Plotting odd complex functions w/o computer help I am evaluating a complex integral that utilises the Cauchy Integral Formula and its properties. 
In the book I'm reading, they give examples of evaluating integrals using CIT by graphing them, which really does help to see if points of a function is analytic in a certain domain. 

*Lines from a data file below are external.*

#ifdef MANO_PHASES
static __device__ unsigned long long g_mano_ph[16];
#define MPH_MARK(k) do { if (threadIdx.x == 0) { const unsigned long long t_ = wall_clock64(); atomicAdd(&g_mano_ph[k], t_ - mph_t); mph_t = t_; } } while (0)
#else
#define MPH_MARK(k)
#endif
struct ManoRigid {
    const float* mesh;
    const float* rot6d;
    const float* scale;
    int clip_len;
    RigidTerms terms;
    const float* g_rigid;
    const float* g_frame;
    int frame_stride;
    float frame_scale;
    float* g_rot6d; float* g_trans;
};
template <bool RIGID>
__global__ __launch_bounds__(256) void k_mano_bwd(ManoModelDev m, const float* __restrict__ pca, int pca_stride,
                                                   const float* __restrict__ rot, const float* __restrict__ betas,
                                                   const float* __restrict__ gout, int B, const float* __restrict__ state,
                                                   float* __restrict__ partials, unsigned int* __restrict__ frame_cnt,
                                                   int pca_dim, const float* __restrict__ g_pca_extra, float w_extra,
                                                   float* __restrict__ g_pca, float* __restrict__ g_rot,
                                                   float* __restrict__ g_betas, float* __restrict__ g_trans, int row0,
                                                   int row_stride, ManoRigid mr)
{
    HM_HAND_KERNEL();
    __shared__ ManoShared sh;
    __shared__ float s_part[4][MANO_VCH][3];
    __shared__ float s_vp[MANO_VCH][3];
    __shared__ float s_g[MANO_VCH][3];
    __shared__ float s_dvp[MANO_VCH * 3];
    __shared__ float s_w[MANO_VCH][MANO_J + 1];
    __shared__ float red[16];
    __shared__ ManoBwd2Shared w2;
    __shared__ int s_flag;
    const int lb = blockIdx.y, b = lb * row_stride + row0, t = threadIdx.x;
    const int v0 = blockIdx.x * MANO_VCH;
    const int nv = min(MANO_VCH, MANO_V - v0);
#ifdef MANO_PHASES
    unsigned long long mph_t = wall_clock64();
    if (t == 0) atomicAdd(&g_mano_ph[15], 1ull);
#endif
    if (state) {
        const float* st = state + (long)b * MANO_STATE_DW;
        for (int i = t; i < (int)(sizeof(ManoShared) / 4); i += blockDim.x) reinterpret_cast<float*>(&sh)[i] = st[i];
        if (t < 3 * nv) (&s_vp[0][0])[t] = st[MANO_STATE_SH + 3 * v0 + t];
        __syncthreads();
    } else {
        mano_prepare(m, pca, pca_stride, rot, betas, b, sh, threadIdx.x);
        mano_posed_chunk(m, sh, v0, s_part, s_vp);
    }
    MPH_MARK(0);
    float g[3] = {0.f, 0.f, 0.f};
    float racc[12];
#pragma unroll
    for (int k = 0; k < 12; ++k) racc[k] = 0.f;
    if (t < nv) {
        const int v = v0 + t;
        if (RIGID) {
            const long o = ((long)b * MANO_V + v) * 3;
            float R[9];
            rot6d_to_mat(mr.rot6d + (long)b * 6, R);
            const float s = mr.scale[b / mr.clip_len];
            const float mv[3] = {mr.mesh[o], mr.mesh[o + 1], mr.mesh[o + 2]};
            float gf[3] = {0.f, 0.f, 0.f}, gt[3];
#pragma unroll
            for (int k = 0; k < 5; ++k)
                if (mr.terms.p[k]) {
                    gf[0] += mr.terms.w[k] * mr.terms.p[k][o]; gf[1] += mr.terms.w[k] * mr.terms.p[k][o + 1];
                    gf[2] += mr.terms.w[k] * mr.terms.p[k][o + 2];
                }
#pragma unroll
            for (int c = 0; c < 3; ++c)
                gt[c] = gf[c] + (mr.g_frame ? mr.frame_scale * mr.g_frame[(long)b * mr.frame_stride + c] : 0.f);
            if (mr.g_rigid) { gt[0] += mr.g_rigid[o]; gt[1] += mr.g_rigid[o + 1]; gt[2] += mr.g_rigid[o + 2]; }
#pragma unroll
            for (int i = 0; i < 3; ++i)
#pragma unroll
                for (int j = 0; j < 3; ++j) racc[3 * i + j] = (s * mv[i]) * gt[j];
#pragma unroll
            for (int j = 0; j < 3; ++j) racc[9 + j] = gt[j];
            g[0] = s * (R[0] * gf[0] + R[1] * gf[1] + R[2] * gf[2]);
            g[1] = s * (R[3] * gf[0] + R[4] * gf[1] + R[5] * gf[2]);
            g[2] = s * (R[6] * gf[0] + R[7] * gf[1] + R[8] * gf[2]);
        } else {
            const float* gp = gout + ((long)b * MANO_V + v) * 3;
            g[0] = gp[0]; g[1] = gp[1]; g[2] = gp[2];
        }
    }
    float* out = partials + ((long)lb * gridDim.x + blockIdx.x) * MANO_PART;
    if (RIGID) {
        float* red12 = &s_part[0][0][0];
        hm_block_sum_n<12>(racc, red12);
        if (t < 12) hm_partial_store(out + 340 + t, racc[t]);
        __syncthreads();
    }
    if (t < nv) {
        const int v = v0 + t;
        float T[12];
        mano_skin_transform(m, sh, v, T);
#pragma unroll
        for (int c = 0; c < 3; ++c) {
            s_g[t][c] = g[c];
            s_dvp[3 * t + c] = T[c] * g[0] + T[4 + c] * g[1] + T[8 + c] * g[2];
        }
        for (int j = 0; j < MANO_J; ++j) s_w[t][j] = m.weights[v * MANO_J + j];
    }
    MPH_MARK(1);
    const float tg0 = hm_block_sum(g[0], red), tg1 = hm_block_sum(g[1], red), tg2 = hm_block_sum(g[2], red);
    if (t == 0) { hm_partial_store(out + 337, tg0); hm_partial_store(out + 338, tg1); hm_partial_store(out + 339, tg2); }
    __syncthreads();
    MPH_MARK(2);
    if (t < 192) {
        const int j = t / 12, r = (t % 12) / 4, c = t % 4;
        float acc = 0.f;
        for (int i = 0; i < nv; ++i) acc += s_w[i][j] * s_g[i][r] * (c < 3 ? s_vp[i][c] : 1.0f);
        hm_partial_store(out + t, acc);
    }
    __syncthreads();
    MPH_MARK(3);
    const int wv = t >> 6, lane = t & 63;
    const int ne = 3 * nv;
    float d0 = 0.f, d1 = 0.f, d2 = 0.f;
    if (lane < ne) d0 = s_dvp[lane];
    if (lane + 64 < ne) d1 = s_dvp[lane + 64];
    if (lane + 128 < ne) d2 = s_dvp[lane + 128];
    constexpr int ROWS = (MANO_NF + 3) / 4;
    float r0[ROWS], r1[ROWS], r2[ROWS];
#pragma unroll
    for (int q = 0; q < ROWS; ++q) {
        const int k = wv + 4 * q;
        const float* row = m.M + (long)min(k, MANO_NF - 1) * (3 * MANO_V) + 3 * v0;
        r0[q] = lane < ne ? row[lane] : 0.f;
        r1[q] = lane + 64 < ne ? row[lane + 64] : 0.f;
        r2[q] = lane + 128 < ne ? row[lane + 128] : 0.f;
    }
#pragma unroll
    for (int q = 0; q < ROWS; ++q) {
        const int k = wv + 4 * q;
        float acc = r0[q] * d0;
        acc += r1[q] * d1;
        acc += r2[q] * d2;
        acc = hm_wave_sum(acc);
        if (lane == 0 && k < MANO_NF) hm_partial_store(out + 192 + k, acc);
    }
    asm volatile("s_waitcnt vmcnt(0)" ::: "memory");
    __syncthreads();
    MPH_MARK(4);
    if (t == 0) {
        const unsigned int ticket = atomicAdd(frame_cnt + lb, 1u);
        const int last = ticket == gridDim.x - 1u;
        if (last) atomicExch(frame_cnt + lb, 0u);
        s_flag = last;
    }
    __syncthreads();
    MPH_MARK(5);
    if (s_flag) {
        mano_bwd2_body(m, sh, w2, partials, gridDim.x, lb, b, pca_dim, g_pca_extra, w_extra, g_pca, g_rot, g_betas, g_trans);
        if (RIGID) {
            __syncthreads();
            if (t == 0) {
                float dr6[6];
                rot6d_backward(mr.rot6d + (long)b * 6, &w2.tot[340], dr6);
#pragma unroll
                for (int k = 0; k < 6; ++k) mr.g_rot6d[(long)b * 6 + k] = dr6[k];
#pragma unroll
                for (int k = 0; k < 3; ++k) mr.g_trans[(long)b * 3 + k] = w2.tot[349 + k];
            }
        }
#ifdef MANO_PHASES
        __syncthreads();
        MPH_MARK(6);
        if (t == 0) atomicAdd(&g_mano_ph[14], 1ull);
#endif
    }
}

For example, in evaluating this integral - how would I be able to plot the function shown in this integral, where C is a circle $|z|=1$ traversed once counter clockwise.  $$\int_{C}\frac{z+i}{z^3+2z^2}$$
Thanks. 
 A: The idea is that you only need to know where the function is singular

In your case it is at $z= 0$ and $z = -2$, but the second point is outside the region of integration, so we do not care about it
$$
\oint_C \frac{z + i}{z^2(z + 2)} {\rm d}z= \oint_C \frac{f(z)}{z^2}{\rm d}z
$$
where the function
$$
f(z) = \frac{z + i}{z + 2}
$$
is well behaved in the region $|z| \leq 1$. The problem is at $z = 0$, where you have second order singularity, so you can use Cauchy's integral form
$$
\left.\frac{{\rm d}^n f}{{\rm d}z^n}\right|_{z = 0} = \frac{n!}{2\pi i}\oint_C \frac{f(z)}{z^{n + 1}}{\rm d}z
$$
with $n = 1$ which yields
$$
\oint_C\frac{z + i}{z^2(z + 2)} = 2 \pi i \frac{{\rm d}}{{\rm d}z}\left(\frac{z + i}{z + 2}\right)_{z = 0} = 2\pi i \left(\frac{1}{2} - \frac{i}{4} \right)
$$
A: Sketch: 
Note that the pole at $z=0$ has order $2$. Use the slightly generalized Cauchy formula for derivatives, 
$$f^{(n)}(a)=\frac{n!}{2\pi i}\oint \frac{f(z)}{(z-a)^{n+1}} \mathrm{d}z,$$
Write the original integrand as $g(z)$ and identify $f(z)$ from $g(z)=f(z)/z^2$ in your case for $n=1$ and $a=0$. Then compute the first derivative of $f$ at $a=0$ to compute the original integral (remember to multiply this by $2\pi i$). This yields $\pi (\frac12 +i)$.
Be sure to check all hypotheses of the Cauchy integral formula though to justify this rigorously, though (that $f$ is holomorphic inside the curve is required, not $g$, etc). Comment if you want some steps expanded, but preferably with where you got stuck also, or if you spot any typos, etc. It has been some time since I've gotten my hands dirty with contour integrals with only Cauchy's integral formula, however, the example on wikipedia is rather illustrative, though the poles there are only of order 1, unlike here.